I don't think I'm going to be much help at all and I'm no expert but your little chap sounds like he is just being a typical six week old kitten to me

Six weeks is very young for him to have left his Mum and siblings (if any) and I can understand why he won't play with his toys and keeps pestering you. He's probably lonely and needs attention as he has been used to having company from his fur family.

I've got three kittens that I have had from birth (two have gone to their new slave). They chase each other and seem to play really roughly, climb anything in sight and try to climb on my plate when I am eating. I have the advantage of having more than one so they play together and are not constantly asking me for attention (I work so wouldn't have kept just one).

Do you play with your kitten? I may be wrong but I am not sure a six week old kitten knows how to retract his claws yet which could be partly why you are getting scratched. Kittens are like young babies - they need constant attention - they won't amuse themselves for long. Do you think it may be a good idea to get your little one a playmate?

I've found it quite difficult to 'train' a kitten but I do say 'no' and move them when they are trying to share my food. My adult cats don't do this so I think it is something they grow out of. At the moment my kittens are so curious that they want to have their noses in anything I may be doing.

It is exhausting - but they soon grow up - and you will then be looking back nostalgically on the time when your fur baby was tiny and playful

Do you have any pics of your little one?


----------



## LousKoonz

Sounds very familiar to me ( not ALL kittens are like this though - some arent so hyper but generally kittens will push boundaries and obviously play cos they're young xx)

But my eldest Mog Max (7.5 years old now) well that sounds like him, and he WAS a complete nightmare to start with xx

You have to show him that your "mum" or "boss" and just persevere with it hun x
The spray gun is very helpful aswell, though try to make sure that he doesn't know it's you doing it to start with - he'll cotton on eventually but it's good to start out with him wondering where the hell it's coming from xx


it took me a fair while to get Max straight - once neutered he calmed a fair bit aswell though but if you set boundaries in stone and don't give in even if he has a cute moment with you then he will get into the routine and work out what he's not supposed to do xxx

The food one can be the hardest - i had to shut Max out of the room as he was very bad for this xx

He is now a wonderful kitty so your efforts will be rewarded hunny and your little bundle will calm i promise you - just takes patience in abundance to start with xx


----------



## Harley

Thanks for all your replies. I suspected he'd need a lot of attention to start with as he had 4 brothers and sisters to play with before I got him. I know its normal for kittens to play like this, but not all throughout the day (you should see the state of my arms)
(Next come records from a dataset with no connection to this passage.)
diff --git a/stable-diffusion_amd/csrc/igemm_dev.h b/stable-diffusion_amd/csrc/igemm_dev.h
--- a/stable-diffusion_amd/csrc/igemm_dev.h
+++ b/stable-diffusion_amd/csrc/igemm_dev.h
@@ -67,7 +67,7 @@
   wait_vmcnt_n(N);
 }
 
-enum : int { KIND_1X1 = 0, KIND_3X3 = 1, KIND_3X3_UP = 2 };
+enum : int { KIND_1X1 = 0, KIND_3X3 = 1, KIND_3X3_UP = 2, KIND_2X2 = 3 };
 
 __device__ __forceinline__ int fast_div(int m, unsigned long long magic) {
   return (int)(((unsigned long long)(unsigned)m * magic) >> 40);
@@ -137,11 +137,11 @@
   return v;
 }
 
-template <int BM, int BN, int WARPS_M, int WARPS_N, int LDS_BYTES>
+template <int BM, int BN, int WARPS_M, int WARPS_N, int LDS_BYTES, bool PHASE = false>
 __device__ __forceinline__ void igemm_epilogue(const IGemmParams& p_arg, f32x16 (&acc)[BM / WARPS_M / 32][BN / WARPS_N / 32],
                                                const int m0, const int n0, const int split, const int tile_m,
                                                const int tile_n, unsigned char* smem, const float lnf_mean = 0.f,
-                                               const float lnf_rstd = 1.f) {
+                                               const float lnf_rstd = 1.f, const int phase = 0) {
 #ifdef SDMI_IGEMM_TIMING
   IGemmParams p = p_arg;
   if (p.dbg_abl & 1) p.residual = nullptr;
@@ -159,6 +159,16 @@
   const int wm = wave / WARPS_N, wn = wave - wm * WARPS_N;
   const int l31 = lane & 31, lg = lane >> 5;
   const int HWout = p.Hout * p.Wout;
+  auto orow = [&](int m) -> size_t {
+    if constexpr (PHASE) {
+      const int b = fast_div_hw(m, p.magic_hw);
+      const int rem = m - b * HWout;
+      const int i = fast_div(rem, p.magic_w), j = rem - i * p.Wout;
+      return ((size_t)(b * 2 * p.Hout + 2 * i + (phase >> 1)) * (size_t)(2 * p.Wout) + (size_t)(2 * j + (phase & 1)));
+    } else {
+      return (size_t)m;
+    }
+  };
   const int mw = m0 + wm * WTM, nw = n0 + wn * WTN;
   const bool full = (m0 + BM <= p.M) && (n0 + BN <= p.N);
   if (p.splitk > 1 && p.splitk_fused) {
@@ -285,7 +295,7 @@
           const int row = q * RPI + rl;
           float* const lp = wl + row * LSTR + c4;
           const f32x4 v = *(const f32x4*)lp + colv + resv[q];
-          const size_t ro = (size_t)(mw + i * 32 + row) * p.ldo + nw + c4;
+          const size_t ro = orow(mw + i * 32 + row) * p.ldo + nw + c4;
           if (p.out_f32) SDMI_ST_F32X4(p.out_f32, ro, v);
           const f32x4 vs = v * g4;
           const f16x4 h = {(f16)vs[0], (f16)vs[1], (f16)vs[2], (f16)vs[3]};
@@ -341,7 +351,7 @@
           }
 #pragma unroll
           for (int r = 0; r < 16; ++r) {
-            const size_t ro = (size_t)(mw + i * 32 + (r & 3) + 8 * (r >> 2) + 4 * lg) * p.ldo + nw + l31;
+            const size_t ro = orow(mw + i * 32 + (r & 3) + 8 * (r >> 2) + 4 * lg) * p.ldo + nw + l31;
 #pragma unroll
             for (int j = 0; j < TN; ++j) {
               const float v = acc[i][j][r] + colv[j] + resv[r][j];
@@ -367,6 +377,7 @@
           const int m = mw + i * 32 + (r & 3) + 8 * (r >> 2) + 4 * lg;
           if (m >= p.M) continue;
           const float* rv = (!atomic && p.rowvec) ? (p.rowvec + (size_t)(m / HWout) * p.ld_rowvec) : nullptr;
+          const size_t om = orow(m) * p.ldo;
 #pragma unroll
           for (int j = 0; j < TN; ++j) {
             const int n = nw + j * 32 + l31;
@@ -379,9 +390,9 @@
               if (rv) v += rv[n];
               if (p.residual) v += p.residual[(size_t)m * p.ldr + n];
               acc[i][j][r] = v;
-              if (p.out_f32) p.out_f32[(size_t)m * p.ldo + n] = v;
-              if (p.out_f16) p.out_f16[(size_t)m * p.ldo + n] = (f16)v;
-              if (p.out_lo) p.out_lo[(size_t)m * p.ldo + n] = (f16)(v - (float)(f16)v);
+              if (p.out_f32) p.out_f32[om + n] = v;
+              if (p.out_f16) p.out_f16[om + n] = (f16)v;
+              if (p.out_lo) p.out_lo[om + n] = (f16)(v - (float)(f16)v);
             }
           }
         }
diff --git a/stable-diffusion_amd/csrc/igemm_kernel.h b/stable-diffusion_amd/csrc/igemm_kernel.h
--- a/stable-diffusion_amd/csrc/igemm_kernel.h
+++ b/stable-diffusion_amd/csrc/igemm_kernel.h
@@ -13,7 +13,10 @@
   static_assert(DMA || NS == 2, "the register-staged path is double buffered");
 #if defined(__HIP_DEVICE_COMPILE__)
   constexpr bool UP = KIND == KIND_3X3_UP;
+  constexpr bool K2 = KIND == KIND_2X2;
   constexpr bool K3 = KIND != KIND_1X1;
+  constexpr int TW = K2 ? 2 : 3;
+  static_assert(!K2 || (DMA && !HALF), "the 2x2 phase kind: LDS-DMA, whole 64-channel chunks");
   constexpr int NT = WARPS_M * WARPS_N * 64;
   constexpr int RPP = NT / 8;
   constexpr int A_PASSES = BM / RPP;
@@ -38,7 +41,7 @@
   else { tile_n = tmn / tiles_m; tile_m = tmn - tile_n * tiles_m; }
   const int m0 = tile_m * BM, n0 = tile_n * BN;
   const int nkt = HALF ? p.nkt : p.K / BK;
-  const int kt_begin = split * kt_per_split;
+  const int kt_begin = K2 ? 0 : split * kt_per_split;
   const int kt_end = min(nkt, kt_begin + kt_per_split);
   if (kt_begin >= kt_end) return;
 
@@ -57,7 +60,8 @@
 
   const int HWout = p.Hout * p.Wout;
   const int pad = K3 ? p.pad : 0;
-  constexpr int ntap = K3 ? 9 : 1;
+  const int pad_y = K2 ? 1 - (split >> 1) : pad, pad_x = K2 ? 1 - (split & 1) : pad;
+  constexpr int ntap = K3 ? TW * TW : 1;
   const int ld = p.lda0;
   int a_off[A_PASSES];
   unsigned a_mask[K3 ? A_PASSES : 1];
@@ -91,8 +95,8 @@
       if constexpr (K3) {
         unsigned mk = 0;
 #pragma unroll
-        for (int t = 0; t < 9; ++t) {
-          const int iy = cy + t / 3 - pad, ix = cx + t % 3 - pad;
+        for (int t = 0; t < ntap; ++t) {
+          const int iy = cy + t / TW - pad_y, ix = cx + t % TW - pad_x;
           if (iy >= 0 && iy < p.Hin && ix >= 0 && ix < p.Win) mk |= 1u << t;
         }
         a_mask[i] = mk | ((HALF && gch < 4) ? mk << 9 : 0u);
@@ -112,7 +116,7 @@
   int ld_kt = kt_begin;
   int ld_tap = K3 ? kt_begin % ntap : 0;
   int ld_cin0 = (kt_begin / ntap) * BK;
-  int ld_ky = K3 ? ld_tap / 3 : 0, ld_kx = K3 ? ld_tap - 3 * (ld_tap / 3) : 0;
+  int ld_ky = K3 ? ld_tap / TW : 0, ld_kx = K3 ? ld_tap - TW * (ld_tap / TW) : 0;
   const int pc0 = p.c0, pc1 = p.c1, pc2 = p.c2;
   const int pp0 = (pc0 + BK - 1) & ~(BK - 1), pp01 = pp0 + ((pc1 + BK - 1) & ~(BK - 1));
   int ld_boff = 0;
@@ -123,10 +127,11 @@
   }
 
   constexpr int OOB = (int)0x80000000;
-  const long long a_shift = (K3 && !UP) ? (long long)(pad * p.Win + pad) * ld * 2 : 0;
+  const long long a_shift = (K3 && !UP) ? (long long)(pad_y * p.Win + pad_x) * ld * 2 : 0;
   const char* const srcA0 = (const char*)p.a0 - a_shift; const char* const srcA1 = (const char*)p.a1 - a_shift;
   const char* const srcA2 = (const char*)p.a2 - a_shift;
-  const __amdgpu_buffer_rsrc_t rsrc_w = __builtin_amdgcn_make_buffer_rsrc((void*)p.w, 0, OOB, 0x00020000);
+  const f16* const w_base = K2 ? p.w + (size_t)split * (size_t)p.N * (size_t)p.K : p.w;
+  const __amdgpu_buffer_rsrc_t rsrc_w = __builtin_amdgcn_make_buffer_rsrc((void*)w_base, 0, OOB, 0x00020000);
   const int pWin = p.Win;
 
   struct TileCursor { __amdgpu_buffer_rsrc_t rsrc_a; int a_soff, b_soff; unsigned tapbit; int ky, kx; unsigned lds; int half; };
@@ -148,7 +153,7 @@
       if constexpr (HALF) ld_boff += half ? BKH * 2 : BK * 2;
       if constexpr (K3) {
         ++ld_tap;
-        if (++ld_kx == 3) { ld_kx = 0; ++ld_ky; }
+        if (++ld_kx == TW) { ld_kx = 0; ++ld_ky; }
         if (ld_tap == ntap) { ld_tap = 0; ld_ky = 0; ld_kx = 0; ld_cin0 += BK; }
       } else {
         ld_cin0 += BK;
@@ -290,7 +295,8 @@
   }
 
   SDMI_STAMP(dbg_t2);
-  igemm_epilogue<BM, BN, WARPS_M, WARPS_N, NS * STAGE_BYTES>(p, acc, m0, n0, split, tile_m, tile_n, smem, lnf_mean, lnf_rstd);
+  igemm_epilogue<BM, BN, WARPS_M, WARPS_N, NS * STAGE_BYTES, K2>(p, acc, m0, n0, K2 ? 0 : split, tile_m, tile_n, smem, lnf_mean, lnf_rstd,
+                                                                 K2 ? split : 0);
 #ifdef SDMI_IGEMM_TIMING
   if (p.dbg_times && tid == 0) {
     long long* d = p.dbg_times + 6 * (size_t)blockIdx.x;
@@ -319,10 +325,12 @@
   q.magic_hw = div_magic_hw(p.Hout * p.Wout);
   q.magic_w = div_magic(p.Wout);
   for (int t = 0; t < p.gn_n; ++t) q.gn_magic[t] = div_magic(p.gn_cpg[t]);
-  dim3 grid(tiles_m * tiles_n * nsplit), block(WARPS_M * WARPS_N * 64);
+  const bool phase = p.ksize == 2;
+  if (phase) SDMI_CHECK(!HALF && dma && nsplit == 1, "the 2x2 phase convs run unsplit on the LDS-DMA kernels, whole 64-channel chunks only");
+  dim3 grid(tiles_m * tiles_n * (phase ? 4 : nsplit)), block(WARPS_M * WARPS_N * 64);
   static const int by_shape = env_int("SDMI_PROF_SHAPES", 0);
   std::string pname = std::string("igemm_") + std::to_string(BM) + "x" + std::to_string(BN) + "w" +
-                      std::to_string(WARPS_M * WARPS_N) + "s" + std::to_string(NS) + (HALF ? "h" : "");
+                      std::to_string(WARPS_M * WARPS_N) + "s" + std::to_string(NS) + (HALF ? "h" : "") + (phase ? "_up2x2" : "");
   if (by_shape && prof_enabled())
     pname += "_M" + std::to_string(p.M) + "_N" + std::to_string(p.N) + "_K" + std::to_string(p.K) + "_k" +
              std::to_string(p.ksize) + "_m" + std::to_string(p.mode) + "_s" + std::to_string(nsplit);
@@ -331,11 +339,13 @@
   const double n_out = p.mode == EPI_GEGLU ? p.N / 2.0 : (double)p.N;
   const int k_alg = p.k_alg > 0 ? p.k_alg : p.K;
   const double cin_alg = p.k_alg > 0 ? (double)p.k_alg : (double)(p.c0 + p.c1 + p.c2);
-  ProfScope ps(pname.c_str(), 2.0 * p.M * (double)p.N * k_alg,
-               src_pix * cin_alg * 2.0 + (double)p.N * k_alg * 2.0 + (double)p.M * n_out * out_b +
+  const double m_out = phase ? 4.0 * p.M : (double)p.M;
+  const double k_ref = phase ? 9.0 * cin_alg : (double)k_alg;
+  ProfScope ps(pname.c_str(), 2.0 * m_out * (double)p.N * k_ref,
+               src_pix * cin_alg * 2.0 + (double)p.N * k_ref * 2.0 + m_out * n_out * out_b +
                    (p.residual ? (double)p.M * p.N * 4.0 : 0.0),
-               stream, 2.0 * p.M * (double)p.N * p.K);
-  const int kind = p.ksize == 1 ? KIND_1X1 : (p.up ? KIND_3X3_UP : KIND_3X3);
+               stream, 2.0 * m_out * (double)p.N * p.K);
+  const int kind = p.ksize == 1 ? KIND_1X1 : (phase ? KIND_2X2 : (p.up ? KIND_3X3_UP : KIND_3X3));
 #define SDMI_LAUNCH_KIND(K_)                                                                                        \
   do {                                                                                                              \
     if (dma) SDMI_LAUNCH((igemm_kernel<BM, BN, WARPS_M, WARPS_N, true, NS, K_, HALF>), grid, block, 0, stream, q,   \
@@ -345,7 +355,9 @@
   } while (0)
   if (kind == KIND_1X1) SDMI_LAUNCH_KIND(KIND_1X1);
   else if (kind == KIND_3X3) SDMI_LAUNCH_KIND(KIND_3X3);
-  else SDMI_LAUNCH_KIND(KIND_3X3_UP);
+  else if (kind == KIND_3X3_UP) SDMI_LAUNCH_KIND(KIND_3X3_UP);
+  else if constexpr (!HALF) SDMI_LAUNCH((igemm_kernel<BM, BN, WARPS_M, WARPS_N, true, NS, KIND_2X2, false>), grid, block, 0, stream, q, tiles_m, tiles_n,
+                                        kt_per_split);
 #undef SDMI_LAUNCH_KIND
   SDMI_HIP_OK(hipGetLastError());
   ps.end();
diff --git a/stable-diffusion_amd/csrc/small.hip b/stable-diffusion_amd/csrc/small.hip
--- a/stable-diffusion_amd/csrc/small.hip
+++ b/stable-diffusion_amd/csrc/small.hip
@@ -652,6 +652,35 @@
   SDMI_HIP_OK(hipGetLastError());
   return 0;
 }
+__global__ void up_phase_weights_kernel(const f16* wp, f16* dst, int N, int Cin) {
+  const int64_t idx = (int64_t)blockIdx.x * blockDim.x + threadIdx.x;
+  const int K4 = 4 * Cin;
+  if (idx >= (int64_t)4 * N * K4) return;
+  const int phase = (int)(idx / ((int64_t)N * K4));
+  const int64_t rem = idx - (int64_t)phase * N * K4;
+  const int n = (int)(rem / K4), k = (int)(rem - (int64_t)n * K4);
+  const int chunk = k / 256, tap = (k % 256) / 64, ch = k % 64;
+  const int a = phase >> 1, c = phase & 1, dy = tap >> 1, dx = tap & 1;
+  const int ky0 = dy ? 1 + a : 0, ky1 = dy ? 2 : a, kx0 = dx ? 1 + c : 0, kx1 = dx ? 2 : c;
+  const f16* src = wp + (size_t)n * 9 * Cin + (size_t)chunk * 9 * 64 + ch;
+  float s = 0.f;
+  bool first = true;
+  for (int ky = ky0; ky <= ky1; ++ky)
+    for (int kx = kx0; kx <= kx1; ++kx) {
+      const float v = (float)src[(ky * 3 + kx) * 64];
+      s = first ? v : s + v;
+      first = false;
+    }
+  dst[idx] = (f16)s;
+}
+int launch_up_phase_weights(const f16* wp, f16* dst, int N, int Cin, hipStream_t s) {
+  SDMI_CHECK(wp && dst && N > 0 && Cin > 0 && Cin % 64 == 0, "upsample phase weights: whole 64-channel chunks of packed 3x3 weights");
+  const int64_t total = (int64_t)16 * N * Cin;
+  SDMI_CHECK(total < ((int64_t)1 << 31), "upsample phase weights: too large");
+  SDMI_LAUNCH(up_phase_weights_kernel, dim3((unsigned)((total + 255) / 256)), dim3(256), 0, s, wp, dst, N, Cin);
+  SDMI_HIP_OK(hipGetLastError());
+  return 0;
+}
 __global__ void __launch_bounds__(256) prefetch_lines_kernel(const unsigned* p, long long nlines) {
   const long long i = (long long)blockIdx.x * 256 + threadIdx.x;
   if (i >= nlines) return;
diff --git a/stable-diffusion_amd/csrc/unet.cpp b/stable-diffusion_amd/csrc/unet.cpp
--- a/stable-diffusion_amd/csrc/unet.cpp
+++ b/stable-diffusion_amd/csrc/unet.cpp
@@ -305,6 +305,11 @@
       }
       return 0;
     })) return -1;
+    if (for_each_layer([&](Layer& L) -> int {
+      if (L.kind != L_UP || full() || L.cin % 64 != 0) return 0;
+      if (store_.alloc((void**)&L.w_up_phase, (size_t)16 * L.cout * L.cin * sizeof(f16))) return -1;
+      return launch_up_phase_weights(L.w16[0], L.w_up_phase, L.cout, L.cin, nullptr);
+    })) return -1;
     SDMI_HIP_OK(hipDeviceSynchronize());
     if (for_each_layer([&](Layer& L) -> int {
       if (L.kind != L_RES || L.updown || L.cin == L.cout || !L.f32[5] || !L.f32[6]) return 0;
@@ -793,6 +798,7 @@
     IGemmParams p = conv3(x16, C, Hin, Win, Hout, Wout, up ? 1 : 2, up ? 1 : 0, L.w16[0], L.cout);
     p.bias = L.f32[0]; p.out_f32 = out.p; p.ldo = L.cout;
     attach_gn_targets(p, out);
+    if (up && L.w_up_phase && (p.gn_n == 0 || (Hin * Win) % 32 == 0) && igemm_plans_up_phase(p)) p = up_phase_of(p, L.w_up_phase);
     gemm(p);
     scratch.off = mark;
     return out;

I do play with him a lot, but I can't be playing all the time which is what he wants. I've managed to get him to like the little tunnel I bought him which he'll play with and sleep in so long as I'm not in the room. If I'm in the room he'll only go to sleep when he's on my lap, & won't really play with his tunnel. He hates balls.

I'll just carry on teaching him as I am then, and might give the spray bottle a go. I did consider taking his brother as well when I got him but decided not too because it would be too expensive.

There's some pic of him in that part of the forum

Thanks


----------



## helz

Hey, welcome to the wonderful world of cats and kittens.

He does sound like a normal playful kitten to me, you are doing the right thing with telling him "no" when he is naughty, but these things take time. Just don't give up.

Try chashing a bit of string around for him to play with, maybe even tie one of his toys to the end of the string and pull it around. This will make is toy interactive and keep your hands well clear of his claws.

The water spray is also a good idea, you don't need to soak him, just a little squirt will do the trick.

Also, i think your picture was removed from the other thread, if you speak to one of the mods i'm sure they will explain why, but if you can get another one up, we would love to see him.


----------



## ErbslinTrouble

helz said:


> Hey, welcome to the wonderful world of cats and kittens.
> 
> He does sound like a normal playful kitten to me, you are doing the right thing with telling him "no" when he is naughty, but these things take time. Just don't give up.
> 
> Try chashing a bit of string around for him to play with, maybe even tie one of his toys to the end of the string and pull it around. This will make is toy interactive and keep your hands well clear of his claws.
> 
> The water spray is also a good idea, you don't need to soak him, just a little squirt will do the trick.
> 
> Also, i think your picture was removed from the other thread, if you speak to one of the mods i'm sure they will explain why, but if you can get another one up, we would love to see him.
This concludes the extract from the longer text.